__Records__:
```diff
@@ -34,13 +35,13 @@
   uint64_t* empty;
 };
 
-template <class Epi, int STAGES, int CLUSTER>
+template <class Epi, int STAGES, int CLUSTER, int BN>
 __global__ void __launch_bounds__(kWsThreads, 1)
 gemm_ws_kernel(const __grid_constant__ CUtensorMap tmA, const __grid_constant__ CUtensorMap tmB,
                const __grid_constant__ CUtensorMap tmR, int M, int N, int K, int tiles_m, int tiles_n,
                typename Epi::Params ep) {
   static_assert(CLUSTER == 1 || CLUSTER == 2, "one CTA, or a pair sharing the B tile");
-  using Cfg = WsCfg<STAGES, Epi::kResBufs>;
+  using Cfg = WsCfg<STAGES, Epi::kResBufs, BN>;
   constexpr int R = Epi::kResBufs;
   extern __shared__ uint8_t smem_raw[];
   const uint32_t raw_addr = smem_u32(smem_raw);
@@ -93,11 +94,11 @@
           mbar_arrive_expect_tx(&full[stage], Cfg::kStageBytes);
           tma_load_2d(sA + stage * Cfg::kABytes, &tmA, &full[stage], kb * kBlockK, m_blk * kBlockM);
           if constexpr (CLUSTER == 1) {
-            tma_load_2d(sB + stage * Cfg::kBBytes, &tmB, &full[stage], kb * kBlockK, n_blk * kWsBlockN);
+            tma_load_2d(sB + stage * Cfg::kBBytes, &tmB, &full[stage], kb * kBlockK, n_blk * BN);
           } else {
-            constexpr int H = kWsBlockN / 2;
+            constexpr int H = BN / 2;
             tma_load_2d_multicast(sB + stage * Cfg::kBBytes + rank * H * kBlockK * 2, &tmB, &full[stage], kb * kBlockK,
-                                  n_blk * kWsBlockN + rank * H, (uint16_t)0x3);
+                                  n_blk * BN + rank * H, (uint16_t)0x3);
           }
           if (++stage == STAGES) {
             stage = 0;
@@ -114,8 +115,8 @@
       uint32_t phase = 0;
       for (int u = u0; u < num_units; u += u_step) {
         const int row0 = unit_m(u) * kBlockM + 64 * w;
-        const int n0 = (u % tiles_n) * kWsBlockN;
-        const int n_cols = N - n0 < kWsBlockN ? N - n0 : kWsBlockN;
+        const int n0 = (u % tiles_n) * BN;
+        const int n_cols = N - n0 < BN ? N - n0 : BN;
         if (row0 >= M) continue;
         for (int col = 0; col < n_cols; col += kResChunkCols) {
           mbar_wait(&re[b], phase ^ 1);
@@ -133,7 +134,7 @@
     const int cw = wg - 1;
     const int lane = threadIdx.x & 31;
     Epi epi(ep, ResStream{sR + cw * R * (kResChunkBytes / 4), rfull + cw * R, rempty + cw * R});
-    float acc[128];
+    float acc[BN / 2];
     int stage = 0;
     uint32_t phase = 0;
     auto release = [&](int st) {
@@ -147,8 +148,8 @@
       FragCtx c;
       c.n_blk = u % tiles_n;
       c.m0 = unit_m(u) * kBlockM;
-      c.n0 = c.n_blk * kWsBlockN;
-      c.n_cols = N - c.n0 < kWsBlockN ? N - c.n0 : kWsBlockN;
+      c.n0 = c.n_blk * BN;
+      c.n_cols = N - c.n0 < BN ? N - c.n0 : BN;
       c.M = M;
       c.N = N;
       c.r0 = c.m0 + 64 * cw + 16 * (warp & 3) + (lane >> 2);
@@ -161,7 +162,12 @@
         wgmma_fence_operand(acc);
         wgmma_fence();
 #pragma unroll
-        for (int k = 0; k < kBlockK / kMmaK; ++k) wgmma_m64n256k16_ss(acc, a_desc + 2 * k, b_desc + 2 * k, (kb | k) != 0);
+        for (int k = 0; k < kBlockK / kMmaK; ++k) {
+          if constexpr (BN == 256)
+            wgmma_m64n256k16_ss(acc, a_desc + 2 * k, b_desc + 2 * k, (kb | k) != 0);
+          else
+            wgmma_m64n192k16_ss(acc, a_desc + 2 * k, b_desc + 2 * k, (kb | k) != 0);
+        }
         wgmma_commit();
         if (kb == 0) epi.prefetch(c);
         if (kb > 0) {
@@ -186,6 +192,30 @@
   }
 }
 
+
+struct EpiWsStoreBF16 {
+  using Params = EpiStoreBF16::Params;
+  static constexpr int kResBufs = 0;
+  Params p;
+  float rs0 = 0.f, rs1 = 0.f;
+  __device__ EpiWsStoreBF16(const Params& p_, const ResStream&) : p(p_) {}
+  __device__ void prefetch(const FragCtx& c) {
+    rs0 = c.r0 < c.M ? p.rs.get(c.r0) : 0.f;
+    rs1 = c.r0 + 8 < c.M ? p.rs.get(c.r0 + 8) : 0.f;
+  }
+  template <int R>
+  __device__ void tile(const FragCtx& c, const float (&acc)[R]) {
+    __nv_bfloat16* dst = p.C + (size_t)c.r0 * p.ldc + c.n0 + 2 * c.q;
+#pragma unroll
+    for (int j = 0; j < R / 4; ++j) {
+      if (8 * j < c.n_cols) {
+        if (c.r0 < c.M) *reinterpret_cast<uint32_t*>(dst + 8 * j) = pack_bf16x2(acc[4 * j] * rs0, acc[4 * j + 1] * rs0);
+        if (c.r0 + 8 < c.M)
+          *reinterpret_cast<uint32_t*>(dst + 8 * (size_t)p.ldc + 8 * j) = pack_bf16x2(acc[4 * j + 2] * rs1, acc[4 * j + 3] * rs1);
+      }
+    }
+  }
+};
 
 struct EpiWsStoreF32 {
   using Params = EpiStoreF32::Params;
diff --git a/reprover_b200/csrc/rpx_ptx.cuh b/reprover_b200/csrc/rpx_ptx.cuh
--- a/reprover_b200/csrc/rpx_ptx.cuh
+++ b/reprover_b200/csrc/rpx_ptx.cuh
@@ -191,6 +191,18 @@
       : "l"(desc_a), "l"(desc_b), "r"(accumulate));
 }
 
+RPX_DEVICE void wgmma_m64n192k16_ss(float (&d)[96], uint64_t desc_a, uint64_t desc_b, uint32_t accumulate) {
+  asm volatile(
+      "{\n"
+      ".reg .pred p;\n"
+      "setp.ne.b32 p, %98, 0;\n"
+      "wgmma.mma_async.sync.aligned.m64n192k16.f32.bf16.bf16 "
+      "{%0, %1, %2, %3, %4, %5, %6, %7, %8, %9, %10, %11, %12, %13, %14, %15, %16, %17, %18, %19, %20, %21, %22, %23, %24, %25, %26, %27, %28, %29, %30, %31, %32, %33, %34, %35, %36, %37, %38, %39, %40, %41, %42, %43, %44, %45, %46, %47, %48, %49, %50, %51, %52, %53, %54, %55, %56, %57, %58, %59, %60, %61, %62, %63, %64, %65, %66, %67, %68, %69, %70, %71, %72, %73, %74, %75, %76, %77, %78, %79, %80, %81, %82, %83, %84, %85, %86, %87, %88, %89, %90, %91, %92, %93, %94, %95}, %96, %97, p, 1, 1, 0, 0;\n"
+      "}\n"
+      : "+f"(d[0]), "+f"(d[1]), "+f"(d[2]), "+f"(d[3]), "+f"(d[4]), "+f"(d[5]), "+f"(d[6]), "+f"(d[7]), "+f"(d[8]), "+f"(d[9]), "+f"(d[10]), "+f"(d[11]), "+f"(d[12]), "+f"(d[13]), "+f"(d[14]), "+f"(d[15]), "+f"(d[16]), "+f"(d[17]), "+f"(d[18]), "+f"(d[19]), "+f"(d[20]), "+f"(d[21]), "+f"(d[22]), "+f"(d[23]), "+f"(d[24]), "+f"(d[25]), "+f"(d[26]), "+f"(d[27]), "+f"(d[28]), "+f"(d[29]), "+f"(d[30]), "+f"(d[31]), "+f"(d[32]), "+f"(d[33]), "+f"(d[34]), "+f"(d[35]), "+f"(d[36]), "+f"(d[37]), "+f"(d[38]), "+f"(d[39]), "+f"(d[40]), "+f"(d[41]), "+f"(d[42]), "+f"(d[43]), "+f"(d[44]), "+f"(d[45]), "+f"(d[46]), "+f"(d[47]), "+f"(d[48]), "+f"(d[49]), "+f"(d[50]), "+f"(d[51]), "+f"(d[52]), "+f"(d[53]), "+f"(d[54]), "+f"(d[55]), "+f"(d[56]), "+f"(d[57]), "+f"(d[58]), "+f"(d[59]), "+f"(d[60]), "+f"(d[61]), "+f"(d[62]), "+f"(d[63]), "+f"(d[64]), "+f"(d[65]), "+f"(d[66]), "+f"(d[67]), "+f"(d[68]), "+f"(d[69]), "+f"(d[70]), "+f"(d[71]), "+f"(d[72]), "+f"(d[73]), "+f"(d[74]), "+f"(d[75]), "+f"(d[76]), "+f"(d[77]), "+f"(d[78]), "+f"(d[79]), "+f"(d[80]), "+f"(d[81]), "+f"(d[82]), "+f"(d[83]), "+f"(d[84]), "+f"(d[85]), "+f"(d[86]), "+f"(d[87]), "+f"(d[88]), "+f"(d[89]), "+f"(d[90]), "+f"(d[91]), "+f"(d[92]), "+f"(d[93]), "+f"(d[94]), "+f"(d[95])
+      : "l"(desc_a), "l"(desc_b), "r"(accumulate));
+}
+
 RPX_DEVICE void wgmma_m64n256k16_ss(float (&d)[128], uint64_t desc_a, uint64_t desc_b, uint32_t accumulate) {
   asm volatile(
       "{\n"
```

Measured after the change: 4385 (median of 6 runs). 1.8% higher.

__Work instruction__: Pull each line that includes the word "ResStream" out of the material above.

__Response__:
     Epi epi(ep, ResStream{sR + cw * R * (kResChunkBytes / 4), rfull + cw * R, rempty + cw * R});
+  __device__ EpiWsStoreBF16(const Params& p_, const ResStream&) : p(p_) {}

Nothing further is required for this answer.